Machine Learning in Visual Quality Inspection for field engineers

Our company in short

Siemens AG is a global technology company with a focus on industry, infrastructure, transport, and healthcare. With around 2100 employees worldwide, the division of Technology plays a key role in R&D within Siemens. It covers a wide range of research fields, including software development, electronic engineering, energy, sensor technology, automation, medical informatics, and imaging, as well as information and communications technology. The technology field Data Analytics and Artificial Intelligence has been driven for more than 30 years at Siemens, creating innovative solutions and new business opportunities in many divisions and products.

Our business problem and machine learning

While the different divisions Siemens operates in might choose different solutions to a problem, a common denominator is the operation of such systems. ML could be one of the many engineering aspects to solve a customer problem but often comes with operational complexity. This is one of the reasons we joined the IML4E research project: We want to master the challenges that arise with MLOps wrt. trustworthiness, scaling, and integration with systems engineering.

While there are many possible use cases in the different sectors we operate in, we chose a Visual Quality Inspection (VQI) use case as a reference within the project. While the specific use case is not representative of all our machine learning efforts, it is a complex and reoccurring use case on the shop floor, in buildings or in the field. Our industry partners expect solutions that don’t interfere with their operations but enhance them, which is a high expectation for a machine learning system.

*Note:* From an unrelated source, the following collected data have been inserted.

# jammm/first_raytracer

Hardware: AMD Instinct MI355X
Metric: Mrays/sec + RMSE vs CPU ref, CornellBox 1080p 512spp, 1/2/4/8 MI355X (higher is better)
Workload: dtype f32

## Files before the change

first_raytracer_amd/__init__.py:

```python
import ctypes
import os

import numpy as np

HERE = os.path.dirname(os.path.abspath(__file__))
LIB_PATH = os.environ.get("FRT_LIB_PATH") or os.path.join(HERE, "libfrt.so")

FRT_WORLD_BVH, FRT_WORLD_LIST = 0, 1
FRT_MAT_LAMBERTIAN, FRT_MAT_DIFFUSE_LIGHT = 0, 1
FRT_PRIM_SPHERE = 1 << 30
ABI_VERSION = 9
FRT_MAT_LAMBERTIAN, FRT_MAT_DIFFUSE_LIGHT, FRT_MAT_MODIFIED_PHONG, FRT_MAT_METAL, FRT_MAT_DIELECTRIC = 0, 1, 2, 3, 4
FRT_MAT_ROUGH_CONDUCTOR = 5
FRT_DIST_GGX, FRT_DIST_BECKMANN = 0, 1
FRT_TEX_CONSTANT, FRT_TEX_CHECKER, FRT_TEX_IMAGE = 0, 1, 2
FRT_IMAGE_SRGB8, FRT_IMAGE_F32 = 0, 1
FRT_FLAG_NO_LDS_SCENE = 1
FRT_FLAG_WAVES5 = 2
FRT_FLAG_WAVES6 = 4
FRT_FLAG_WAVES4 = 8
FRT_FLAG_BVH2 = 16
FRT_FLAG_NO_OCT = 256
FRT_FLAG_FP64 = 512
FRT_FLAG_FP32 = 1024
# ... 96 lines not shown

    @classmethod
    def make(cls, nx, ny, spp, seed=0, max_depth=33, tile_size=32, shard_index=0, shard_count=1,
             samples_per_item=0, flags=0, integrator=0, sample_offset=0):
        return cls(nx=nx, ny=ny, spp=spp, seed=seed, max_depth=max_depth, integrator=integrator, tile_size=tile_size,
                   shard_index=shard_index, shard_count=shard_count, samples_per_item=samples_per_item, flags=flags,
                   mlt_chains=0, mlt_bootstrap=0, sample_offset=sample_offset)

    @classmethod
    def pssmlt(cls, nx, ny, mutations_per_pixel, chains, seed=0, bootstrap=10000, shard_index=0, shard_count=1,
               flags=0):
        return cls(nx=nx, ny=ny, spp=mutations_per_pixel, seed=seed, max_depth=10, integrator=FRT_INTEGRATOR_PSSMLT,
                   tile_size=32, shard_index=shard_index, shard_count=shard_count, samples_per_item=0, flags=flags,
                   mlt_chains=chains, mlt_bootstrap=bootstrap)


class Stats(ctypes.Structure):
    _fields_ = [(n, ctypes.c_uint64) for n in ("camera_rays", "extension_rays", "shadow_rays", "samples",
                                               "pixels", "work_items")] + [
        ("kernel_ms", ctypes.c_double), ("total_ms", ctypes.c_double)] + [
        (n, ctypes.c_uint32) for n in ("scene_in_lds", "waves_cap", "stack_entries", "bvh_depth")] + [
        ("scene_bytes", ctypes.c_uint64), ("fp64", ctypes.c_uint32), ("reserved", ctypes.c_uint32)]

    @property
    def rays(self):
        return self.camera_rays + self.extension_rays + self.shadow_rays

    def as_dict(self):
        d = {n: getattr(self, n) for n, _ in self._fields_}
        d["rays"] = self.rays
        return d


class HostSceneInfo(ctypes.Structure):
    _fields_ = [(n, ctypes.c_int32) for n in ("n_tris", "n_spheres", "n_materials", "n_lights", "n_nodes",
                                              "world_kind", "n_list", "bvh_depth")] + [
        ("load_ms", ctypes.c_double), ("build_ms", ctypes.c_double)]


_lib = None

EXPORTS = ("frt_get_abi_version", "frt_create", "frt_destroy", "frt_last_error", "frt_set_precision", "frt_upload_scene",
           "frt_shard_slot_count", "frt_shard_slots", "frt_render", "frt_render_multi", "frt_render_device", "frt_trace_device",
           "frt_mlt_chain_state",
           "frt_scene_create", "frt_scene_new", "frt_scene_add_obj", "frt_scene_add_sphere", "frt_scene_set_camera",
           "frt_scene_set_env", "frt_scene_add_image", "frt_scene_finish", "frt_scene_build_bvh_gpu",
           "frt_scene_build_bvh_sah", "frt_scene_build_bvh_gpu_algo",
           "frt_scene_view_get", "frt_scene_info", "frt_scene_destroy", "frt_write_tessellated_obj",
           "frt_write_pfm", "frt_film_accumulate", "frt_tonemap_u8", "frt_write_image", "frt_selftest_path_host",
           "frt_selftest_mlt_paths_host",
           "frt_set_env_image", "frt_scene_set_env_image", "frt_scene_env_image", "frt_read_hdr",
           "frt_selftest_path_host_env")


def lib():
    global _lib
    if _lib is not None:
        return _lib
    if not os.path.exists(LIB_PATH):
        raise FrtError(f"{LIB_PATH} is missing: build it with `python -c 'import __graft_entry__ as g; g.build()'`")
    try:
        import torch
    except ImportError:
        pass
    L = ctypes.CDLL(LIB_PATH)
    vp = ctypes.c_void_p
    L.frt_get_abi_version.restype = ctypes.c_int
    if L.frt_get_abi_version() != ABI_VERSION:
        raise FrtError(f"{LIB_PATH}: ABI version {L.frt_get_abi_version()}, binding expects {ABI_VERSION}; rebuild")
    L.frt_create.argtypes = [ctypes.c_int, ctypes.POINTER(vp)]
    L.frt_destroy.argtypes = [vp]
    L.frt_last_error.argtypes = [vp]
    L.frt_last_error.restype = ctypes.c_char_p
    L.frt_set_precision.argtypes = [vp, ctypes.c_int]
    L.frt_upload_scene.argtypes = [vp, ctypes.POINTER(SceneView)]
    L.frt_shard_slot_count.argtypes = [ctypes.POINTER(RenderParams)]
    L.frt_shard_slot_count.restype = ctypes.c_int64
    L.frt_shard_slots.argtypes = [ctypes.POINTER(RenderParams), vp]
    L.frt_render.argtypes = [vp, ctypes.POINTER(RenderParams), vp, ctypes.POINTER(Stats)]
    L.frt_render_device.argtypes = [vp, ctypes.POINTER(RenderParams), vp, vp, ctypes.POINTER(Stats)]
    L.frt_trace_device.argtypes = [vp, vp, ctypes.c_int64, vp, ctypes.c_int, vp, ctypes.POINTER(Stats)]
    L.frt_mlt_chain_state.argtypes = [vp, ctypes.c_uint64, ctypes.c_uint64, vp, vp]
    L.frt_render_multi.argtypes = [ctypes.POINTER(vp), ctypes.c_int, ctypes.POINTER(RenderParams), vp,
                                   ctypes.POINTER(Stats)]
    L.frt_scene_create.argtypes = [ctypes.c_char_p, ctypes.c_char_p, ctypes.c_double, ctypes.POINTER(vp)]
    L.frt_scene_view_get.argtypes = [vp, ctypes.POINTER(SceneView)]
    L.frt_scene_info.argtypes = [vp, ctypes.POINTER(HostSceneInfo)]
    L.frt_scene_destroy.argtypes = [vp]
    L.frt_scene_destroy.restype = None
    dp = ctypes.POINTER(ctypes.c_double)
    L.frt_scene_new.argtypes = [ctypes.POINTER(vp)]
    L.frt_scene_add_obj.argtypes = [vp, ctypes.c_char_p, dp, ctypes.POINTER(Material), ctypes.c_int]
    L.frt_scene_add_sphere.argtypes = [vp, dp, ctypes.c_double, ctypes.POINTER(Material), ctypes.c_int]
    L.frt_scene_set_camera.argtypes = [vp, dp, dp, dp, ctypes.c_double, ctypes.c_double, ctypes.c_double,
                                       ctypes.c_double]
    L.frt_scene_set_env.argtypes = [vp, dp]
    L.frt_scene_add_image.argtypes = [vp, ctypes.POINTER(Image), ctypes.POINTER(ctypes.c_int)]
    L.frt_scene_finish.argtypes = [vp, ctypes.c_int]
    L.frt_scene_build_bvh_gpu.argtypes = [vp, vp, ctypes.POINTER(ctypes.c_double)]
    L.frt_scene_build_bvh_sah.argtypes = [vp]
    L.frt_scene_build_bvh_gpu_algo.argtypes = [vp, vp, ctypes.c_int, ctypes.POINTER(ctypes.c_double)]
    L.frt_write_tessellated_obj.argtypes = [ctypes.c_char_p, ctypes.c_int, ctypes.c_char_p]
    L.frt_write_pfm.argtypes = [ctypes.c_char_p, ctypes.c_int, ctypes.c_int, vp]
    L.frt_film_accumulate.argtypes = [vp, ctypes.c_int64, vp, ctypes.c_int64, ctypes.c_int64]
    L.frt_tonemap_u8.argtypes = [vp, ctypes.c_int, ctypes.c_int, vp]
    L.frt_write_image.argtypes = [ctypes.c_char_p, ctypes.c_int, ctypes.c_int, vp, ctypes.c_int]
    L.frt_selftest_path_host.argtypes = [ctypes.POINTER(SceneView), ctypes.POINTER(RenderParams), vp,
                                         ctypes.c_int, vp, ctypes.POINTER(Stats)]
    L.frt_selftest_mlt_paths_host.argtypes = [ctypes.POINTER(SceneView), ctypes.c_int, ctypes.c_int, ctypes.c_uint32,
                                              ctypes.c_int, vp]
    L.frt_set_env_image.argtypes = [vp, ctypes.POINTER(Image)]
    L.frt_scene_set_env_image.argtypes = [vp, ctypes.c_int]
    L.frt_scene_env_image.argtypes = [vp, ctypes.POINTER(Image)]
    L.frt_read_hdr.argtypes = [ctypes.c_char_p, ctypes.POINTER(ctypes.c_int32), ctypes.POINTER(ctypes.c_int32), vp]
    L.frt_selftest_path_host_env.argtypes = [ctypes.POINTER(SceneView), ctypes.POINTER(RenderParams), vp,
                                             ctypes.c_int, ctypes.POINTER(Image), vp, ctypes.POINTER(Stats)]
    _lib = L
    return L
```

With the technical and soft skills acquired with the IML4E we will enable our employees to bring innovations to our customers.

Our research and solutions

Through guiding and evaluating the technical work in the project, we took the opportunity to try the tools and frameworks in other projects throughout the company to connect the different efforts around MLOps in Siemens and create a shared knowledge pool.

Additionally, we integrated specific tools to the internal developer platforms, so that developers have an easy and proven way to integrate with these services, while our inner source approach facilitates reuse and comes with best practices without the operational overhead, since the tools fit well into the actual Siemens ecosystem.

Future direction and business benefits

We will proceed by leveraging the knowledge built within the project to extend our internal platforms and training offerings and engineers will be able to create ML systems faster and more reliable and thereby create more value for our customers and partners. With new opportunities like GenAI and other further advances, we are well equipped to build the future of automation.